Exercise directions: When you reach the line containing "MX_ACC1, MX_O_AB1_5, MX_O_MP1_10);" in the entries below, repeat it and each line after it exactly until the entries end.

+++++

+#define MX_O_MP2_13 MX_O_MP2_12, MX_V(m0_12, o.m0(MX_I(12))), MX_V(m1_12, o.m1(MX_I(12))), MX_S(p_12, MX_J(12))
+#define MX_O_MP2_14 MX_O_MP2_13, MX_V(m0_13, o.m0(MX_I(13))), MX_V(m1_13, o.m1(MX_I(13))), MX_S(p_13, MX_J(13))
+#define MX_T_MPS_1 MX_MAD(A, m0_0, p_0)
+#define MX_T_MPS_2 MX_T_MPS_1 MX_MAD(B, m0_1, p_1)
+#define MX_T_MPS_3 MX_T_MPS_2 MX_MAD(A, m0_2, p_2)
+#define MX_T_MPS_4 MX_T_MPS_3 MX_MAD(B, m0_3, p_3)
+#define MX_T_MPS_5 MX_T_MPS_4 MX_MAD(A, m0_4, p_4)
+#define MX_T_MPS_6 MX_T_MPS_5 MX_MAD(B, m0_5, p_5)
+#define MX_T_MPS_7 MX_T_MPS_6 MX_MAD(A, m0_6, p_6)
+#define MX_T_MPS_8 MX_T_MPS_7 MX_MAD(B, m0_7, p_7)
+#define MX_T_MPS_9 MX_T_MPS_8 MX_MAD(A, m0_8, p_8)
+#define MX_T_MPS_10 MX_T_MPS_9 MX_MAD(B, m0_9, p_9)
+#define MX_T_MPS_11 MX_T_MPS_10 MX_MAD(A, m0_10, p_10)
+#define MX_T_MPS_12 MX_T_MPS_11 MX_MAD(B, m0_11, p_11)
+#define MX_T_MPS_13 MX_T_MPS_12 MX_MAD(A, m0_12, p_12)
+#define MX_T_MPS_14 MX_T_MPS_13 MX_MAD(B, m0_13, p_13)
+struct montx_blocks {
+    template<class F, int J> static constexpr u32 pl = F::mod_limb(J);
+    struct mul_ops {
+        const u32 *a0, *b0, *a1, *b1, *q0, *q1;
+        static constexpr int terms(int lo, int hi, int) { return hi - lo + 1; }
+        SPPARK_DEVFN u32 x0(int i, int) const { return a0[i]; }
+        SPPARK_DEVFN u32 y0(int, int j) const { return b0[j]; }
+        SPPARK_DEVFN u32 x1(int i, int) const { return a1[i]; }
+        SPPARK_DEVFN u32 y1(int, int j) const { return b1[j]; }
+        SPPARK_DEVFN u32 m0(int i) const { return q0[i]; }
+        SPPARK_DEVFN u32 m1(int i) const { return q1[i]; }
+    };
+    struct sqr_ops {
+        const u32 *a0, *d0, *a1, *d1, *q0, *q1;
+        static constexpr int terms(int lo, int, int k) { return k / 2 - lo + 1; }
+        SPPARK_DEVFN u32 x0(int i, int) const { return a0[i]; }
+        SPPARK_DEVFN u32 y0(int i, int j) const { return i == j ? a0[j] : d0[j]; }
+        SPPARK_DEVFN u32 x1(int i, int) const { return a1[i]; }
+        SPPARK_DEVFN u32 y1(int i, int j) const { return i == j ? a1[j] : d1[j]; }
+        SPPARK_DEVFN u32 m0(int i) const { return q0[i]; }
+        SPPARK_DEVFN u32 m1(int i) const { return q1[i]; }
+    };
+#define MX_SHAPE \
+    constexpr int NL = F::NL, LO = K < NL ? 0 : K - NL + 1, HI = K < NL ? K : NL - 1; \
+    constexpr bool LAST = K == 2 * NL - 1, CLOSE = K >= 1 && K <= NL; \
+    constexpr int NAB = LAST ? 0 : OPS::terms(LO, HI, K), NMP = LAST ? 0 : (HI < K ? HI : K - 1) - LO + 1; \
+    static_assert(K >= 0 && K < 2 * NL && NAB <= MX_MAX_TERMS && NMP <= MX_MAX_TERMS, "column")
+    template<class F, int K, class OPS> SPPARK_DEVFN static void col1(u64& A, const OPS& o)
+    {
+        MX_SHAPE;
+#if defined(__HIP_DEVICE_COMPILE__)
+        if constexpr (LAST) MX_ASM0(MX_SHR(A), MX_ACC1);
+        else if constexpr (K == 0) { static_assert(NAB == 1 && NMP == 0, "shape"); asm(MX_T_AB1_1 : MX_ACC1 : MX_O_AB1_1 : "vcc"); }
+        else if constexpr (CLOSE && NAB == 1 && NMP == 1) MX_ASM(MX_MAD(A, mc0, pc) MX_SHR(A) MX_T_AB1_1 MX_T_MP1_1, MX_ACC1, MX_V(mc0, o.m0(K - 1)), MX_S(pc, 0), MX_O_AB1_1, MX_O_MP1_1);
+        else if constexpr (CLOSE && NAB == 2 && NMP == 1) MX_ASM(MX_MAD(A, mc0, pc) MX_SHR(A) MX_T_AB1_2 MX_T_MP1_1, MX_ACC1, MX_V(mc0, o.m0(K - 1)), MX_S(pc, 0), MX_O_AB1_2, MX_O_MP1_1);
+        else if constexpr (CLOSE && NAB == 2 && NMP == 2) MX_ASM(MX_MAD(A, mc0, pc) MX_SHR(A) MX_T_AB1_2 MX_T_MP1_2, MX_ACC1, MX_V(mc0, o.m0(K - 1)), MX_S(pc, 0), MX_O_AB1_2, MX_O_MP1_2);
+        else if constexpr (CLOSE && NAB == 2 && NMP == 3) MX_ASM(MX_MAD(A, mc0, pc) MX_SHR(A) MX_T_AB1_2 MX_T_MP1_3, MX_ACC1, MX_V(mc0, o.m0(K - 1)), MX_S(pc, 0), MX_O_AB1_2, MX_O_MP1_3);
+        else if constexpr (CLOSE && NAB == 3 && NMP == 2) MX_ASM(MX_MAD(A, mc0, pc) MX_SHR(A) MX_T_AB1_3 MX_T_MP1_2, MX_ACC1, MX_V(mc0, o.m0(K - 1)), MX_S(pc, 0), MX_O_AB1_3, MX_O_MP1_2);
+        else if constexpr (CLOSE && NAB == 3 && NMP == 4) MX_ASM(MX_MAD(A, mc0, pc) MX_SHR(A) MX_T_AB1_3 MX_T_MP1_4, MX_ACC1, MX_V(mc0, o.m0(K - 1)), MX_S(pc, 0), MX_O_AB1_3, MX_O_MP1_4);
+        else if constexpr (CLOSE && NAB == 3 && NMP == 5) MX_ASM(MX_MAD(A, mc0, pc) MX_SHR(A) MX_T_AB1_3 MX_T_MP1_5, MX_ACC1, MX_V(mc0, o.m0(K - 1)), MX_S(pc, 0), MX_O_AB1_3, MX_O_MP1_5);
+        else if constexpr (CLOSE && NAB == 4 && NMP == 3) MX_ASM(MX_MAD(A, mc0, pc) MX_SHR(A) MX_T_AB1_4 MX_T_MP1_3, MX_ACC1, MX_V(mc0, o.m0(K - 1)), MX_S(pc, 0), MX_O_AB1_4, MX_O_MP1_3);
+        else if constexpr (CLOSE && NAB == 4 && NMP == 6) MX_ASM(MX_MAD(A, mc0, pc) MX_SHR(A) MX_T_AB1_4 MX_T_MP1_6, MX_ACC1, MX_V(mc0, o.m0(K - 1)), MX_S(pc, 0), MX_O_AB1_4, MX_O_MP1_6);
+        else if constexpr (CLOSE && NAB == 4 && NMP == 7) MX_ASM(MX_MAD(A, mc0, pc) MX_SHR(A) MX_T_AB1_4 MX_T_MP1_7, MX_ACC1, MX_V(mc0, o.m0(K - 1)), MX_S(pc, 0), MX_O_AB1_4, MX_O_MP1_7);
+        else if constexpr (CLOSE && NAB == 4 && NMP == 8) MX_ASM(MX_MAD(A, mc0, pc) MX_SHR(A) MX_T_AB1_4 MX_T_MP1_8, MX_ACC1, MX_V(mc0, o.m0(K - 1)), MX_S(pc, 0), MX_O_AB1_4, MX_O_MP1_8);
+        else if constexpr (CLOSE && NAB == 5 && NMP == 4) MX_ASM(MX_MAD(A, mc0, pc) MX_SHR(A) MX_T_AB1_5 MX_T_MP1_4, MX_ACC1, MX_V(mc0, o.m0(K - 1)), MX_S(pc, 0), MX_O_AB1_5, MX_O_MP1_4);
+        else if constexpr (CLOSE && NAB == 5 && NMP == 8) MX_ASM(MX_MAD(A, mc0, pc) MX_SHR(A) MX_T_AB1_5 MX_T_MP1_8, MX_ACC1, MX_V(mc0, o.m0(K - 1)), MX_S(pc, 0), MX_O_AB1_5, MX_O_MP1_8);
+        else if constexpr (CLOSE && NAB == 5 && NMP == 9) MX_ASM(MX_MAD(A, mc0, pc) MX_SHR(A) MX_T_AB1_5 MX_T_MP1_9, MX_ACC1, MX_V(mc0, o.m0(K - 1)), MX_S(pc, 0), MX_O_AB1_5, MX_O_MP1_9);
+        else if constexpr (CLOSE && NAB == 6 && NMP == 5) MX_ASM(MX_MAD(A, mc0, pc) MX_SHR(A) MX_T_AB1_6 MX_T_MP1_5, MX_ACC1, MX_V(mc0, o.m0(K - 1)), MX_S(pc, 0), MX_O_AB1_6, MX_O_MP1_5);
+        else if constexpr (CLOSE && NAB == 6 && NMP == 10) MX_ASM(MX_MAD(A, mc0, pc) MX_SHR(A) MX_T_AB1_6 MX_T_MP1_10, MX_ACC1, MX_V(mc0, o.m0(K - 1)), MX_S(pc, 0), MX_O_AB1_6, MX_O_MP1_10);
+        else if constexpr (CLOSE && NAB == 6 && NMP == 11) MX_ASM(MX_MAD(A, mc0, pc) MX_SHR(A) MX_T_AB1_6 MX_T_MP1_11, MX_ACC1, MX_V(mc0, o.m0(K - 1)), MX_S(pc, 0), MX_O_AB1_6, MX_O_MP1_11);
+        else if constexpr (CLOSE && NAB == 7 && NMP == 6) MX_ASM(MX_MAD(A, mc0, pc) MX_SHR(A) MX_T_AB1_7 MX_T_MP1_6, MX_ACC1, MX_V(mc0, o.m0(K - 1)), MX_S(pc, 0), MX_O_AB1_7, MX_O_MP1_6);
+        else if constexpr (CLOSE && NAB == 7 && NMP == 12) MX_ASM(MX_MAD(A, mc0, pc) MX_SHR(A) MX_T_AB1_7 MX_T_MP1_12, MX_ACC1, MX_V(mc0, o.m0(K - 1)), MX_S(pc, 0), MX_O_AB1_7, MX_O_MP1_12);
+        else if constexpr (CLOSE && NAB == 7 && NMP == 13) MX_ASM(MX_MAD(A, mc0, pc) MX_SHR(A) MX_T_AB1_7 MX_T_MP1_13, MX_ACC1, MX_V(mc0, o.m0(K - 1)), MX_S(pc, 0), MX_O_AB1_7, MX_O_MP1_13);
+        else if constexpr (CLOSE && NAB == 8 && NMP == 7) MX_ASM(MX_MAD(A, mc0, pc) MX_SHR(A) MX_T_AB1_8 MX_T_MP1_7, MX_ACC1, MX_V(mc0, o.m0(K - 1)), MX_S(pc, 0), MX_O_AB1_8, MX_O_MP1_7);
+        else if constexpr (CLOSE && NAB == 8 && NMP == 8) MX_ASM(MX_MAD(A, mc0, pc) MX_SHR(A) MX_T_AB1_8 MX_T_MP1_8, MX_ACC1, MX_V(mc0, o.m0(K - 1)), MX_S(pc, 0), MX_O_AB1_8, MX_O_MP1_8);
+        else if constexpr (CLOSE && NAB == 9 && NMP == 8) MX_ASM(MX_MAD(A, mc0, pc) MX_SHR(A) MX_T_AB1_9 MX_T_MP1_8, MX_ACC1, MX_V(mc0, o.m0(K - 1)), MX_S(pc, 0), MX_O_AB1_9, MX_O_MP1_8);
+        else if constexpr (CLOSE && NAB == 9 && NMP == 9) MX_ASM(MX_MAD(A, mc0, pc) MX_SHR(A) MX_T_AB1_9 MX_T_MP1_9, MX_ACC1, MX_V(mc0, o.m0(K - 1)), MX_S(pc, 0), MX_O_AB1_9, MX_O_MP1_9);
+        else if constexpr (CLOSE && NAB == 10 && NMP == 9) MX_ASM(MX_MAD(A, mc0, pc) MX_SHR(A) MX_T_AB1_10 MX_T_MP1_9, MX_ACC1, MX_V(mc0, o.m0(K - 1)), MX_S(pc, 0), MX_O_AB1_10, MX_O_MP1_9);
+        else if constexpr (CLOSE && NAB == 11 && NMP == 10) MX_ASM(MX_MAD(A, mc0, pc) MX_SHR(A) MX_T_AB1_11 MX_T_MP1_10, MX_ACC1, MX_V(mc0, o.m0(K - 1)), MX_S(pc, 0), MX_O_AB1_11, MX_O_MP1_10);
+        else if constexpr (CLOSE && NAB == 12 && NMP == 11) MX_ASM(MX_MAD(A, mc0, pc) MX_SHR(A) MX_T_AB1_12 MX_T_MP1_11, MX_ACC1, MX_V(mc0, o.m0(K - 1)), MX_S(pc, 0), MX_O_AB1_12, MX_O_MP1_11);
+        else if constexpr (CLOSE && NAB == 13 && NMP == 12) MX_ASM(MX_MAD(A, mc0, pc) MX_SHR(A) MX_T_AB1_13 MX_T_MP1_12, MX_ACC1, MX_V(mc0, o.m0(K - 1)), MX_S(pc, 0), MX_O_AB1_13, MX_O_MP1_12);
+        else if constexpr (CLOSE && NAB == 13 && NMP == 13) MX_ASM(MX_MAD(A, mc0, pc) MX_SHR(A) MX_T_AB1_13 MX_T_MP1_13, MX_ACC1, MX_V(mc0, o.m0(K - 1)), MX_S(pc, 0), MX_O_AB1_13, MX_O_MP1_13);
+        else if constexpr (CLOSE && NAB == 14 && NMP == 13) MX_ASM(MX_MAD(A, mc0, pc) MX_SHR(A) MX_T_AB1_14 MX_T_MP1_13, MX_ACC1, MX_V(mc0, o.m0(K - 1)), MX_S(pc, 0), MX_O_AB1_14, MX_O_MP1_13);
+        else if constexpr (!CLOSE && NAB == 1 && NMP == 1) MX_ASM(MX_SHR(A) MX_T_AB1_1 MX_T_MP1_1, MX_ACC1, MX_O_AB1_1, MX_O_MP1_1);
+        else if constexpr (!CLOSE && NAB == 1 && NMP == 2) MX_ASM(MX_SHR(A) MX_T_AB1_1 MX_T_MP1_2, MX_ACC1, MX_O_AB1_1, MX_O_MP1_2);
+        else if constexpr (!CLOSE && NAB == 2 && NMP == 2) MX_ASM(MX_SHR(A) MX_T_AB1_2 MX_T_MP1_2, MX_ACC1, MX_O_AB1_2, MX_O_MP1_2);
+        else if constexpr (!CLOSE && NAB == 2 && NMP == 3) MX_ASM(MX_SHR(A) MX_T_AB1_2 MX_T_MP1_3, MX_ACC1, MX_O_AB1_2, MX_O_MP1_3);
+        else if constexpr (!CLOSE && NAB == 2 && NMP == 4) MX_ASM(MX_SHR(A) MX_T_AB1_2 MX_T_MP1_4, MX_ACC1, MX_O_AB1_2, MX_O_MP1_4);
+        else if constexpr (!CLOSE && NAB == 3 && NMP == 3) MX_ASM(MX_SHR(A) MX_T_AB1_3 MX_T_MP1_3, MX_ACC1, MX_O_AB1_3, MX_O_MP1_3);
+        else if constexpr (!CLOSE && NAB == 3 && NMP == 5) MX_ASM(MX_SHR(A) MX_T_AB1_3 MX_T_MP1_5, MX_ACC1, MX_O_AB1_3, MX_O_MP1_5);
+        else if constexpr (!CLOSE && NAB == 3 && NMP == 6) MX_ASM(MX_SHR(A) MX_T_AB1_3 MX_T_MP1_6, MX_ACC1, MX_O_AB1_3, MX_O_MP1_6);
+        else if constexpr (!CLOSE && NAB == 4 && NMP == 4) MX_ASM(MX_SHR(A) MX_T_AB1_4 MX_T_MP1_4, MX_ACC1, MX_O_AB1_4, MX_O_MP1_4);
+        else if constexpr (!CLOSE && NAB == 4 && NMP == 7) MX_ASM(MX_SHR(A) MX_T_AB1_4 MX_T_MP1_7, MX_ACC1, MX_O_AB1_4, MX_O_MP1_7);
+        else if constexpr (!CLOSE && NAB == 4 && NMP == 8) MX_ASM(MX_SHR(A) MX_T_AB1_4 MX_T_MP1_8, MX_ACC1, MX_O_AB1_4, MX_O_MP1_8);
+        else if constexpr (!CLOSE && NAB == 5 && NMP == 5) MX_ASM(MX_SHR(A) MX_T_AB1_5 MX_T_MP1_5, MX_ACC1, MX_O_AB1_5, MX_O_MP1_5);
+        else if constexpr (!CLOSE && NAB == 5 && NMP == 9) MX_ASM(MX_SHR(A) MX_T_AB1_5 MX_T_MP1_9, MX_ACC1, MX_O_AB1_5, MX_O_MP1_9);
+        else if constexpr (!CLOSE && NAB == 5 && NMP == 10) MX_ASM(MX_SHR(A) MX_T_AB1_5 MX_T_MP1_10, MX_ACC1, MX_O_AB1_5, MX_O_MP1_10);
+        else if constexpr (!CLOSE && NAB == 6 && NMP == 6) MX_ASM(MX_SHR(A) MX_T_AB1_6 MX_T_MP1_6, MX_ACC1, MX_O_AB1_6, MX_O_MP1_6);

+++++

Result for this task:
+        else if constexpr (!CLOSE && NAB == 5 && NMP == 10) MX_ASM(MX_SHR(A) MX_T_AB1_5 MX_T_MP1_10, MX_ACC1, MX_O_AB1_5, MX_O_MP1_10);
+        else if constexpr (!CLOSE && NAB == 6 && NMP == 6) MX_ASM(MX_SHR(A) MX_T_AB1_6 MX_T_MP1_6, MX_ACC1, MX_O_AB1_6, MX_O_MP1_6);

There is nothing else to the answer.